Recent developments have included the introduction of “The Fourteen Stations of the Cross”, thanks to the generosity of a number of parishioners, and the redesign of the foyer, including the positioning of the Narthex Cross. The development of the “All-Age Eucharist” has encouraged the involvement of children, youth and families in the life of the Church. Increased co-operation has been undertaken with the two local Primary Schools and Greenhill Special School. Ecumenical relationships have experienced a renaissance. At All Saints’, Bethany and Beulah, the longstanding history of co-operation and witnessing together has been rediscovered and renewed.

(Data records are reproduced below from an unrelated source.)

## Precompute child records and conflict-free wave scatter lists for multifrontal factor

Builds compact per-child records (update base, stride, rel offset, border size) on the host, so the small and wave factor kernels no longer load full FrontDev structs through the children indirection. For wave-class fronts it also precomputes packed extend-add scatter words grouped into rounds with no destination conflicts, so lanes can accumulate into LDS without atomics and with one barrier per round. It further adds a one-row KMAX=24 backward-substitution specialization. The cost is extra device buffers, more template instantiations and host preprocessing at analysis time. The round loop adds a barrier per round, which could be slower than the old per-child path on fronts with many rounds.

```diff
diff --git a/multigridbarrier.jl_amd/csrc/mf_launch_plan.hpp b/multigridbarrier.jl_amd/csrc/mf_launch_plan.hpp
--- a/multigridbarrier.jl_amd/csrc/mf_launch_plan.hpp
+++ b/multigridbarrier.jl_amd/csrc/mf_launch_plan.hpp
@@ -1,5 +1,6 @@
 #pragma once
 #include <algorithm>
+#include <climits>
 #include <cstdint>
 #include <cstdlib>
 #include <vector>
@@ -34,12 +35,13 @@
     int64_t wave_min_n;
     bool gather_lds_maps;
     int gather_ct;
+    bool child_lists;
     static MfSwitches from_env() {
         auto on = [](const char* name) { const char* e = getenv(name); return e && e[0] == '1'; };
         auto num = [](const char* name, long long dflt) { const char* e = getenv(name); return e ? atoll(e) : dflt; };
         return {on("MGBHIP_NO_GEO"), on("MGBHIP_OLD_BIG"), !on("MGBHIP_NO_MERGE_GROUPS"), !on("MGBHIP_NO_PACKED_LEAVES"),
                 !on("MGBHIP_NO_WAVE_SMALL"), num("MGBHIP_INV_MIN_N", 1024), num("MGBHIP_WAVE_MIN_N", 0),
-                on("MGBHIP_GATHER_LDS_MAPS"), (int)num("MGBHIP_GATHER_CT", 0)};
+                on("MGBHIP_GATHER_LDS_MAPS"), (int)num("MGBHIP_GATHER_CT", 0), !on("MGBHIP_NO_CHILD_LISTS")};
     }
 };
 
@@ -203,6 +205,7 @@
     return (L.iface || L.count >= BIG_DIAG0_MIN_COUNT) ? MF_B0_DIAG0 : MF_B0_STEP0;
 }
 inline int backward_small_kmax(const MfLaunch& L) { return L.max_k <= 8 ? 8 : (L.max_k <= 16 ? 16 : 0); }
+inline bool backward_small_one_row24(const MfLaunch& L) { return L.max_k > 16 && L.max_k <= 24 && L.max_m <= 64; }
 
 constexpr int GATHER_MIN_WGS = 768;
 inline int big_gather_ct(const MfLaunch& L, int forced) {
@@ -245,6 +248,99 @@
         }
 }
 
+struct ChildRec {
+    int64_t U;
+    int64_t rel_off;
+    int32_t M;
+    int32_t b;
+};
+
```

A pattern of celebrating an ecumenical Eucharist together one Sunday evening a month has been established and at All Saints’, a fully bilingual Welsh–English Eucharist with Capel Bethel, the nearest Church neighbour, was shared.
Other matters have included the modernisation of the building as part of the 75th Anniversary celebrations. By the beginning of 2006, All Saints’ was starting to look a shadow of its former self. It had been almost 40 years since the extension and last major works. Décor, electrical wiring and lighting and other matters including woodworm were a cause for concern. After considerable work, on the day of the 75th Anniversary, as the congregation stood and looked at this beautiful Church, it felt that it had continued the work of those who had originally built the Church. A commemoration service took place on Sunday 1st October 2006 with the celebrant and preacher the Rt. Revd Dr David Yeoman, Assistant Bishop of Llandaff. The Church was packed as it had been 75 years previously. Canon Alan Luff composed a new hymn (Called to be saints) to mark the occasion. Many previously associated with the Church attended the service and were able to mingle with old friends in the Church Hall afterwards.

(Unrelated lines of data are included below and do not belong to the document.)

static inline bool proj_fwd_eligible(const ConvGeom& g, int mode, int prec, const void* x, const void* w) {
    if (!prec || mode != MODE_FWD || g.nlev > 1 || OTAL_OPT("OTAL_CONV_NOPROJ")) return false;
    if (g.kt != 1 || g.st != 1 || g.kh != g.Hi || g.kw != g.Wi || g.Ho != 1 || g.Wo != 1 || g.To != g.Ti) return false;
    if (g.Hi * g.Wi != PJ_HW || g.ph != 0 || g.pw != 0 || g.pt != 0 || g.Cin % 4) return false;
    if (((uintptr_t)x & 3) || ((uintptr_t)w & 3)) return false;
    const int64_t ex = gather_extent_bytes(g, MODE_FWD), ew = 4 * (int64_t)g.Cout * g.Cin * PJ_HW;
    return ex > 0 && ex < (1LL << 31) && ew < (1LL << 31);
}
static inline bool proj_wgrad_eligible(const ConvGeom& g, int prec, const void* x, const void* dy) {
    if (!prec || g.nlev > 1 || OTAL_OPT("OTAL_CONV_NOPROJW")) return false;
    if (g.kt != 1 || g.st != 1 || g.kh != g.Hi || g.kw != g.Wi || g.Ho != 1 || g.Wo != 1 || g.To != g.Ti) return false;
    if (g.ph != 0 || g.pw != 0 || g.pt != 0 || g.Hi * g.Wi < 2) return false;
    if (g.To % PW_KS || g.y_cs < g.To || (g.y_cs & 3) || (g.y_bs & 3)) return false;
    if (((uintptr_t)x & 15) || ((uintptr_t)dy & 15) || (g.x_bs & 3) || (g.x_cs & 3)) return false;
    const int64_t ex = gather_extent_bytes(g, MODE_FWD), ey = gather_extent_bytes(g, MODE_DGRAD);
    const int64_t eo = 4 * (int64_t)g.Cout * g.Cin * g.Hi * g.Wi;
    return ex > 0 && ey > 0 && ex < (1LL << 31) && ey < (1LL << 31) && eo < (1LL << 31);
}

static inline bool conv1d_tile_eligible(const ConvGeom& g, int mode, int prec, const void* src, bool emask) {
    if (!prec || mode == MODE_WGRAD || OTAL_OPT("OTAL_CONV_NO1DTILE")) return false;
    if (g.Hi != 1 || g.Wi != 1 || g.Ho != 1 || g.Wo != 1 || g.kh != 1 || g.kw != 1 || g.st != 1 || g.To != g.Ti) return false;
    if (!((g.kt == 1 && g.pt == 0) || (g.kt == 3 && g.pt == 1))) return false;
    if (g.Ti > 4096) return false;
    if ((mode == MODE_FWD ? g.Cout : g.Cin) > 2048) return false;
    const int C = mode == MODE_FWD ? g.Cin : g.Cout;
    if (C % 128) return false;
    if (mode == MODE_DGRAD && emask) return false;
    if (((uintptr_t)src & 3)) return false;
    const int64_t ext = gather_extent_bytes(g, mode);
    return ext > 0 && ext < (1LL << 31);
}
static inline int wgrad1d_chunks(const ConvGeom& g) { return (g.Ti + W1_TC - 1) / W1_TC; }
static inline bool wgrad1d_eligible(const ConvGeom& g, int prec, const void* x, const void* dy) {
    if (!prec || OTAL_OPT("OTAL_CONV_NOW1D")) return false;
    if (g.Hi != 1 || g.Wi != 1 || g.Ho != 1 || g.Wo != 1 || g.kh != 1 || g.kw != 1 || g.st != 1 || g.To != g.Ti) return false;
    if (!((g.kt == 1 && g.pt == 0) || (g.kt == 3 && g.pt == 1))) return false;
    if (g.Cin % 64 || (g.x_bs | g.x_cs | g.y_bs | g.y_cs) & 1) return false;
    if ((reinterpret_cast<uintptr_t>(x) | reinterpret_cast<uintptr_t>(dy)) & 7) return false;
    return (int64_t)g.B * wgrad1d_chunks(g) <= 1024;
}

static inline bool chunk_eligible(const ConvGeom& g, int mode, int prec) {
    if (!prec || mode == MODE_WGRAD) return false;
    const int C = mode == MODE_FWD ? g.Cin : g.Cout;
    if (C % 8 && !(mode == MODE_FWD && g.kw >= 3)) return false;
    const int64_t ext = gather_extent_bytes(g, mode);
    return ext > 0 && ext < (int64_t)0xfffffff0u;
}
static inline bool conv1x1_stream_eligible(const ConvGeom& g, int mode) {
    if (OTAL_OPT("OTAL_CONV_NO1X1STREAM")) return false;
    if (g.kt != 1 || g.kh != 1 || g.kw != 1 || g.st != 1 || g.sh != 1 || g.sw != 1 || g.nlev > 1) return false;
    const int64_t P = conv_out_positions(g);
    if (P != conv_in_positions(g) || P % 128) return false;
    const int C = mode == MODE_FWD ? g.Cin : g.Cout;
    return C % 8 == 0;
}

static inline int direct_bm(const ConvGeom& g, int M) {
    if (M % 96 == 0) return 96;
    if (M > 96) {
        const int64_t nt = (int64_t)g.B * conv_out_positions(g) / 256;
        const int64_t w64 = (M + 63) / 64 * nt, w96 = (M + 95) / 96 * nt;
        if (w64 <= 512 && (w96 + 255) / 256 * 96 < (w64 + 255) / 256 * 64) return 96;
    }
    if (M % 64 == 0) return 64;
    if (M <= 32) return 32;
    const int pad64 = (M + 63) / 64 * 64;
    return (pad64 - M) * 100 <= M * 34 ? 64 : 0;
}
static inline int direct_bnp(const ConvGeom& g, int M) {
    const int BM = direct_bm(g, M);
    if (!BM) return 0;
    const int64_t tm = (M + BM - 1) / BM, NP = (int64_t)g.B * conv_out_positions(g);
    const int min_tiles = OTAL_OPT("OTAL_CONV_DIRECT_MINTILES");
    if (BM == 96 && conv_out_positions(g) % 512 == 0 && tm * (NP / 512) >= OTAL_OPT("OTAL_CONV_DIRECT_MINTILES512")) return 512;
    if (tm * (NP / 256) >= min_tiles) return 256;
    if (tm * (NP / 128) >= min_tiles) return 128;
    return 0;
}
static inline bool direct_eligible(const ConvGeom& g, int mode, int prec, int M) {
    if (OTAL_OPT("OTAL_CONV_NODIRECT") || !prec || mode == MODE_WGRAD || g.nlev > 1) return false;
    if (g.kt != 3 || g.kh != 3 || g.kw != 3 || g.st != 1 || g.sh != 1 || g.sw != 1 || g.pt != 1 || g.ph != 1 || g.pw != 1) return false;
    if (g.To != g.Ti || g.Ho != g.Hi || g.Wo != g.Wi || g.Wi > 24) return false;
    const int P = conv_out_positions(g);
    const int C = mode == MODE_FWD ? g.Cin : g.Cout;
    if (P % 256 || C % 16 || !direct_bnp(g, M)) return false;
    const int64_t ext = gather_extent_bytes(g, mode);
    return ext > 0 && ext < (1LL << 31);
}
static inline size_t direct_wp_bytes(const ConvGeom& g, int M, int C) {
    const int BM = direct_bm(g, M);
    return align256((size_t)((M + BM - 1) / BM * BM) * C * 27 * 2 + 1024);
}

static inline bool wgrad_direct_eligible(const ConvGeom& g, int prec, const void* x, const void* dy) {
    if (!prec || OTAL_OPT("OTAL_CONV_NOWDIRECT") || g.nlev > 1) return false;
    if (g.kt != 3 || g.kh != 3 || g.kw != 3 || g.st != 1 || g.sh != 1 || g.sw != 1 || g.pt != 1 || g.ph != 1 || g.pw != 1) return false;
    if (g.To != g.Ti || g.Ho != g.Hi || g.Wo != g.Wi) return false;
    const bool planes6 = g.Wi == 6 && g.Hi == 6 && g.Ti % 4 == 0;
    const bool planes3 = g.Wi == 3 && g.Hi == 3 && g.Ti % 16 == 0;
    if (!((g.Wi == 24 && g.Hi % 4 == 0) || (g.Wi == 12 && g.Hi == 12) || planes6 || planes3) || g.Cin % 2) return false;
    if (g.Cin < (planes3 ? 32 : 64) || g.Cout < 64) return false;
    if (((uintptr_t)x & 15) || ((uintptr_t)dy & 15) || g.x_cs % 4 || g.x_bs % 4 || g.y_cs % 4 || g.y_bs % 4) return false;
    const int64_t ex = gather_extent_bytes(g, MODE_FWD), ey = gather_extent_bytes(g, MODE_DGRAD);
    return ex > 0 && ey > 0 && ex < (1LL << 31) && ey < (1LL << 31);
}
static inline bool wgrad1x1_wide_eligible(const ConvGeom& g, int prec, const void* x, const void* dy) {
    if (!prec || g.nlev > 1 || OTAL_OPT("OTAL_CONV_NOW1X1")) return false;
    if (g.kt != 1 || g.kh != 1 || g.kw != 1 || g.st != 1 || g.sh != 1 || g.sw != 1) return false;
    if (g.To != g.Ti || g.Ho != g.Hi || g.Wo != g.Wi) return false;
    if (g.Hi == 1 && g.Wi == 1) return false;
    if (conv_out_positions(g) % 32 || (int64_t)g.Cout * g.Cin > (1 << 20)) return false;
    if (((uintptr_t)x & 3) || ((uintptr_t)dy & 3)) return false;
    const int64_t ex = gather_extent_bytes(g, MODE_FWD), ey = gather_extent_bytes(g, MODE_DGRAD);
    return ex > 0 && ey > 0 && ex < (1LL << 31) && ey < (1LL << 31);
}
static inline bool wgrad_pair_mode(const ConvGeom& g, int prec) {
    if (!prec || g.nlev > 1) return false;
    if (g.sw != 2 || g.st > 2 || g.sh > 2 || g.kw > 7 || g.pw > 3 || g.Wo % 8 || conv_out_positions(g) % 32) return false;
    if (g.Wi - (2 * (g.Wo - 8) - g.pw + 6) < 12) return false;
    const int64_t ex = 4 * ((int64_t)(g.B - 1) * g.x_bs + (int64_t)(g.Cin - 1) * g.x_cs + conv_in_positions(g));
    const int64_t ey = 4 * ((int64_t)(g.B - 1) * g.y_bs + (int64_t)(g.Cout - 1) * g.y_cs + conv_out_positions(g));
    return ex > 0 && ey > 0 && ex < (int64_t)0xffffff00u && ey < (int64_t)0xfffffff0u;
}
static inline int wgrad_vector_width(const ConvGeom& g, int prec) {
    if (!prec) return 0;
    if (g.st != 1 || g.sh != 1 || g.sw != 1 || g.nlev > 1) return 0;
    if (g.To != g.Ti || g.Ho != g.Hi || g.Wo != g.Wi) return 0;
    if ((g.kw != 1 && g.kw != 3) || g.pw != (g.kw - 1) / 2) return 0;
    if (conv_out_positions(g) % 32) return 0;
    const int64_t ex = 4 * ((int64_t)(g.B - 1) * g.x_bs + (int64_t)(g.Cin - 1) * g.x_cs + conv_in_positions(g));
    const int64_t ey = 4 * ((int64_t)(g.B - 1) * g.y_bs + (int64_t)(g.Cout - 1) * g.y_cs + conv_out_positions(g));
    if (ex <= 0 || ey <= 0 || ex >= (int64_t)0xfffffff0u || ey >= (int64_t)0xfffffff0u) return 0;
    if (g.kt == 1 && g.kh == 1 && g.kw == 1) return 8;
    if (g.Wi % 8 == 0) return 8;
    if (g.Wi % 4 == 0) return 4;
    if (g.Wi % 2 == 0) return 2;
    return 0;
}

enum ConvKernel {
    CK_GENERIC,
    CK_PROJ, CK_CONV1A, CK_CONV1D_TILE, CK_DIRECT, CK_CHUNKED,
    CK_CONV1A_WGRAD, CK_PROJ_WGRAD, CK_WGRAD_DIRECT, CK_WGRAD1X1, CK_WGRAD_VECTOR, CK_WGRAD1D,
};
static inline const char* conv_kernel_name(int kernel) {
    switch (kernel) {
        case CK_GENERIC: return "generic";
        case CK_PROJ: return "proj";
        case CK_CONV1A: return "conv1a";
        case CK_CONV1D_TILE: return "conv1d_tile";
        case CK_DIRECT: return "direct";
        case CK_CHUNKED: return "chunked";
        case CK_CONV1A_WGRAD: return "conv1a_wgrad";
        case CK_PROJ_WGRAD: return "proj_wgrad";
        case CK_WGRAD_DIRECT: return "wgrad_direct";
        case CK_WGRAD1X1: return "wgrad1x1_wide";
        case CK_WGRAD_VECTOR: return "vector";
        case CK_WGRAD1D: return "wgrad1d";
    }
    return "?";
}
enum ConvPrologue { PRO_NONE = 0, PRO_CHUNK = 1, PRO_PTAB = 2, PRO_DIRECT = 3 };

struct ConvQuery {
    ConvGeom g;
    int mode;
    int precision;
    int accumulate;
    int has_mask;
    uintptr_t x, w, dy, out, mask;
};
struct ConvStep {
    int kernel;
    int cw;
    bool next;
};
struct ConvPlan {
    int n;
    ConvStep step[8];
    int prologue;
};

static inline int conv_step_prologue(int kernel) {
    switch (kernel) {
        case CK_CONV1D_TILE: case CK_CHUNKED: return PRO_CHUNK;
        case CK_DIRECT: return PRO_DIRECT;
        case CK_WGRAD_VECTOR: return PRO_PTAB;
        default: return PRO_NONE;
    }
}

static inline int conv_prologue_layout(const ConvGeom& g, int mode, int prec) {
    if (mode == MODE_WGRAD) return wgrad_pair_mode(g, prec) || wgrad_vector_width(g, prec) ? PRO_PTAB : PRO_NONE;
    if (proj_fwd_eligible(g, mode, prec, nullptr, nullptr)) return PRO_NONE;
    if (conv1a_direct_eligible(g, mode, prec, nullptr)) return PRO_NONE;
    if (direct_eligible(g, mode, prec, mode == MODE_FWD ? g.Cout : g.Cin)) return PRO_DIRECT;
    return chunk_eligible(g, mode, prec) ? PRO_CHUNK : PRO_NONE;
}
static inline size_t conv_prologue_bytes(const ConvGeom& g, int mode, int prec) {
    const int layout = conv_prologue_layout(g, mode, prec);
    const int M = mode == MODE_FWD ? g.Cout : g.Cin;
    if (layout == PRO_CHUNK) {
        const bool kwv = mode == MODE_FWD && (g.Cin % 8) != 0;
        const int K = mode == MODE_FWD ? (kwv ? g.Cin * g.kt * g.kh * 8 : g.Cin * conv_kvol(g)) : g.Cout * conv_kvol(g);
        return chunk_tab_bytes(K) + chunk_wp_bytes(M, choose_bm(M, !kwv), K);
    }
    if (layout == PRO_PTAB) return ptab_bytes(g, g.sw == 2 ? 8 : wgrad_vector_width(g, prec));
    if (layout == PRO_DIRECT) return direct_wp_bytes(g, M, mode == MODE_FWD ? g.Cin : g.Cout);
    return 0;
}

All Saints’ Church began its life for public worship on the 27th September, 1931. The Lord Bishop dedicated it to an overflowing capacity congregation. From such great red-letter days and wonderfully inspiring services, All Saints’ has continued to grow and flourish under the guidance of the clergy and the many lay Church members, including the Wardens and Assistant Wardens, whose generosity and support has kept this Church flourishing. Today, All Saints’ Church ‘building’ is wonderfully modern, spacious and comfortable, but we are ever mindful that it is the people who are the Church, a congregation and a community of faith.